**WORK ORDER:**
Among the entries below, count the lines that contain the word "gout". Write down only the total.

**EXTRACTED DATA:**
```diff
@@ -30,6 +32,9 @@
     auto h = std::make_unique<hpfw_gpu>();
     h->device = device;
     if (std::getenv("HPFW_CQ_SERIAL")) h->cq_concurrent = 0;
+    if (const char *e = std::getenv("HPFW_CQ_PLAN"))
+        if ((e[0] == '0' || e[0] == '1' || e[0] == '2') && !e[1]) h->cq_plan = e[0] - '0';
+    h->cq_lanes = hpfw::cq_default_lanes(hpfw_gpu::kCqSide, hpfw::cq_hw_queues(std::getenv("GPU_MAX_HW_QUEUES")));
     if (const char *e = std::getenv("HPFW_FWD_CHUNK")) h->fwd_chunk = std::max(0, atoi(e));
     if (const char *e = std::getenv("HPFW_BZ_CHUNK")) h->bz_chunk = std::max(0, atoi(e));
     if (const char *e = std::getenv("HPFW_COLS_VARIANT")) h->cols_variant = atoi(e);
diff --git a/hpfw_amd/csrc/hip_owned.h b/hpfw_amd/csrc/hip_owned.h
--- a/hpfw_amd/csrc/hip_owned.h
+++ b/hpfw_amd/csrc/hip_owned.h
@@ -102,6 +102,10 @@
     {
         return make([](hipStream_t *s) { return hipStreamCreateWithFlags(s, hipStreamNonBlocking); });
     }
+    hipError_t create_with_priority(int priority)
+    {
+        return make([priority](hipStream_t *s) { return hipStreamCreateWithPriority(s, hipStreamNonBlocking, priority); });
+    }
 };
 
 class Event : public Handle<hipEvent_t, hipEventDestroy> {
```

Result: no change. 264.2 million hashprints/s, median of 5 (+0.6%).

---

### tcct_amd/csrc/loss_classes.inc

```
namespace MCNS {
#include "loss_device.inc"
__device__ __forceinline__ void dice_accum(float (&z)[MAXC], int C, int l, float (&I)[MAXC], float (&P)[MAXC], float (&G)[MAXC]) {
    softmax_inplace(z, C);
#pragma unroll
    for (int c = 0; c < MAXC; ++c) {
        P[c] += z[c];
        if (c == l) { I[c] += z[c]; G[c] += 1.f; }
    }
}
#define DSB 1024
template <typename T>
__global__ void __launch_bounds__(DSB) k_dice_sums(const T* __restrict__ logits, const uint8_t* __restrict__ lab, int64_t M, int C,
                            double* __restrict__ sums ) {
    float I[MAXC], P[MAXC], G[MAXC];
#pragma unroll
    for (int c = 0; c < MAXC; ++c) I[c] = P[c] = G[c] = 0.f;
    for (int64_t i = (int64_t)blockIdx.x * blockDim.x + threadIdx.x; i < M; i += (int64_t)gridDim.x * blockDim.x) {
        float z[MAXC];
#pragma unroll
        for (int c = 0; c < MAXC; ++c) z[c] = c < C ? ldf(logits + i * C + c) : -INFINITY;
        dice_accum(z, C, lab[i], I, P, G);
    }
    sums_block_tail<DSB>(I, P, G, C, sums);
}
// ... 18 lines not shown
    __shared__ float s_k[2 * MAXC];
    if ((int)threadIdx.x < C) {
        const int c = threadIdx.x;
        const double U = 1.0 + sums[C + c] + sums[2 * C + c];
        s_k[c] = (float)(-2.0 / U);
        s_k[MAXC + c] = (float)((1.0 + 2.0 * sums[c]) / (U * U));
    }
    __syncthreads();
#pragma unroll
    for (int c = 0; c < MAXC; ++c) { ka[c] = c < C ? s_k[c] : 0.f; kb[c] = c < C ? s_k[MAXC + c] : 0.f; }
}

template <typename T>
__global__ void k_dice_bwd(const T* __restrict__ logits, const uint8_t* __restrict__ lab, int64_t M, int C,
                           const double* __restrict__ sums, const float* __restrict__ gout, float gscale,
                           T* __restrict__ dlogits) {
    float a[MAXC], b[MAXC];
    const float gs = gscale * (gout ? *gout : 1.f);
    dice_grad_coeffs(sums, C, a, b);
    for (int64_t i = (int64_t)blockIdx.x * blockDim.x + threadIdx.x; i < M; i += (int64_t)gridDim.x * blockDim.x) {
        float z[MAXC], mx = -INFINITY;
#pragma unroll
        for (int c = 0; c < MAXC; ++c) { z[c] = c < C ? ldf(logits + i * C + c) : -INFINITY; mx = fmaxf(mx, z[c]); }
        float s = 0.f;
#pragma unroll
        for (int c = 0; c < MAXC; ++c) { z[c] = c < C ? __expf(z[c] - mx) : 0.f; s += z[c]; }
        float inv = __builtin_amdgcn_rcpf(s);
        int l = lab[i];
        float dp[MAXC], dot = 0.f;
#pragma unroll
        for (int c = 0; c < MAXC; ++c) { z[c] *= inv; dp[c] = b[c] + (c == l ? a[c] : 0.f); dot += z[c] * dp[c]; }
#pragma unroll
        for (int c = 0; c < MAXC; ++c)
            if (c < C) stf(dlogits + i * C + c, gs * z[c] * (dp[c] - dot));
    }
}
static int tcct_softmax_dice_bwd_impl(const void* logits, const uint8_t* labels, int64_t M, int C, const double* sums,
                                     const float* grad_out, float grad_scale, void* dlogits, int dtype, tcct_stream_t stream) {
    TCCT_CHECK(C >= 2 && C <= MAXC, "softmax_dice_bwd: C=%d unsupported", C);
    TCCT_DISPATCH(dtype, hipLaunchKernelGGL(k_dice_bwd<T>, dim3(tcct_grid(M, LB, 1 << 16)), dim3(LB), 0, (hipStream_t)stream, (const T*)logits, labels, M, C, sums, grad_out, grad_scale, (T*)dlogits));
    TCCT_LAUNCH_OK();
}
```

**EXERCISE RESPONSE:**
2